Goal of the exercise = All lines that hold the string "False" should be copied. Find them in the listing below.

** Record excerpts follows **

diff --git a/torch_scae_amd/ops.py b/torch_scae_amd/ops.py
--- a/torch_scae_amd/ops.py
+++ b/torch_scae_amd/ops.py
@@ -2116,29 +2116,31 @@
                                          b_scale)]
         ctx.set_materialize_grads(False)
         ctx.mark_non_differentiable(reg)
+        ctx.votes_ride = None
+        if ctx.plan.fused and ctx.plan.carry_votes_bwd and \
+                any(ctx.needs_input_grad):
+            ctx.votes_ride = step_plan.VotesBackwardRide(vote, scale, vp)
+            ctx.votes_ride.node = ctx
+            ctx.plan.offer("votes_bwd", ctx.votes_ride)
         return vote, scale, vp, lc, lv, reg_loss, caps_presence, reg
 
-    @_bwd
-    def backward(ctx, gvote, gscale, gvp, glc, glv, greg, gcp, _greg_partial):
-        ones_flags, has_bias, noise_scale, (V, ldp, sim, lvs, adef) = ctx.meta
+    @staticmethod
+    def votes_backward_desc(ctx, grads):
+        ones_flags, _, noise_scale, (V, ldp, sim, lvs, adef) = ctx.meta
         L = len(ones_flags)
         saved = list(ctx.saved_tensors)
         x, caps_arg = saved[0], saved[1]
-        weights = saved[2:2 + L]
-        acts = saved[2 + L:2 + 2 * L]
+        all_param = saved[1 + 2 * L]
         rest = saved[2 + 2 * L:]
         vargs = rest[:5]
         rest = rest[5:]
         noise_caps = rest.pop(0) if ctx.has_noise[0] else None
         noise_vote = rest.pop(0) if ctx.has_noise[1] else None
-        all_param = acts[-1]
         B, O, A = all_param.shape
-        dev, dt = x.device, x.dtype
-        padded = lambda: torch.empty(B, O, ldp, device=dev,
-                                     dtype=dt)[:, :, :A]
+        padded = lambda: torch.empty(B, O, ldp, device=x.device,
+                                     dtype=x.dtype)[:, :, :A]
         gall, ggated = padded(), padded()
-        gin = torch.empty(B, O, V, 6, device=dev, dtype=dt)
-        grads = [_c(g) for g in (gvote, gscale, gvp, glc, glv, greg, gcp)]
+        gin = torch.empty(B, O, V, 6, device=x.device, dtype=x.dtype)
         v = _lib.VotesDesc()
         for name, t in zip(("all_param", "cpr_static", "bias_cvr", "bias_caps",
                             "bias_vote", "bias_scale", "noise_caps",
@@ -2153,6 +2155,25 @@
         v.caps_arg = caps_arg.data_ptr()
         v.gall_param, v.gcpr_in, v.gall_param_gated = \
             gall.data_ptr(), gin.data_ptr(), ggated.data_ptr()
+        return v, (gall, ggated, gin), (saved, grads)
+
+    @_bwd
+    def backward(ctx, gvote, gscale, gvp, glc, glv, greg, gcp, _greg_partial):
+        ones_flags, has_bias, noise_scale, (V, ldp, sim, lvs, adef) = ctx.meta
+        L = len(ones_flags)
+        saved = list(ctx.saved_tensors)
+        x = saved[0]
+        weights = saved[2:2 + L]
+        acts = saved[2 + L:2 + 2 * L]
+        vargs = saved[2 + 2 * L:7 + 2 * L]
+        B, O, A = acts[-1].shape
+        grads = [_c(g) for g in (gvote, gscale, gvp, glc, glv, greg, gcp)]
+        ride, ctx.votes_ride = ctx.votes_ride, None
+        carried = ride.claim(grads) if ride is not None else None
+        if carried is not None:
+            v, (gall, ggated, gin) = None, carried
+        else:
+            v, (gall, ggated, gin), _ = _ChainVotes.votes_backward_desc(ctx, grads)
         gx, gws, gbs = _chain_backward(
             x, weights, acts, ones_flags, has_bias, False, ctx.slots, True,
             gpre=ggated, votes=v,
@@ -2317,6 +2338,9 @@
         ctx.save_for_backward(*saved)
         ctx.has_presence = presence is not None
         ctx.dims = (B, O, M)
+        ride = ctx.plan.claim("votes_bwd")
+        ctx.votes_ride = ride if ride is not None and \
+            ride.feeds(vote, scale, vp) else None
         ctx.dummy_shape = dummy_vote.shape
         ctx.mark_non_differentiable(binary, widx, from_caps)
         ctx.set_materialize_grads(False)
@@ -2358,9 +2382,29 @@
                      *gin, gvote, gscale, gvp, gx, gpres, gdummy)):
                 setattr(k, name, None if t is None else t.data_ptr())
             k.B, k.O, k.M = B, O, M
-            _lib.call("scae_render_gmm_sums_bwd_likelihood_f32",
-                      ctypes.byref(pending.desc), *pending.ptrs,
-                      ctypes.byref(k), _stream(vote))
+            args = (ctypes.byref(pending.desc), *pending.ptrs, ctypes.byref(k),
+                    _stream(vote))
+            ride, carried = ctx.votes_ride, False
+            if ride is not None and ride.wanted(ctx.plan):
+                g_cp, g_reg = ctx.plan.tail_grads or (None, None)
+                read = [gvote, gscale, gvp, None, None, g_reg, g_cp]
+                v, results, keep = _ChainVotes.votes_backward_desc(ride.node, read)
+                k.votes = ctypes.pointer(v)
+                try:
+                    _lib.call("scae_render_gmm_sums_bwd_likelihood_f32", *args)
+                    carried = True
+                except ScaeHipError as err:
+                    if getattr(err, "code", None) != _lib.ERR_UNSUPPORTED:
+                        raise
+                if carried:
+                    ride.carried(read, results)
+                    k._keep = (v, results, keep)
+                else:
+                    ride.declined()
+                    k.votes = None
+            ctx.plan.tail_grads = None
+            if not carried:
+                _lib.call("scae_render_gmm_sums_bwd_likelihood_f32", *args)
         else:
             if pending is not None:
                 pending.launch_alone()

** End of Record excerpts **

Exercise solution =
         ctx.set_materialize_grads(False)
             x, weights, acts, ones_flags, has_bias, False, ctx.slots, True,
         ctx.set_materialize_grads(False)
+            ride, carried = ctx.votes_ride, False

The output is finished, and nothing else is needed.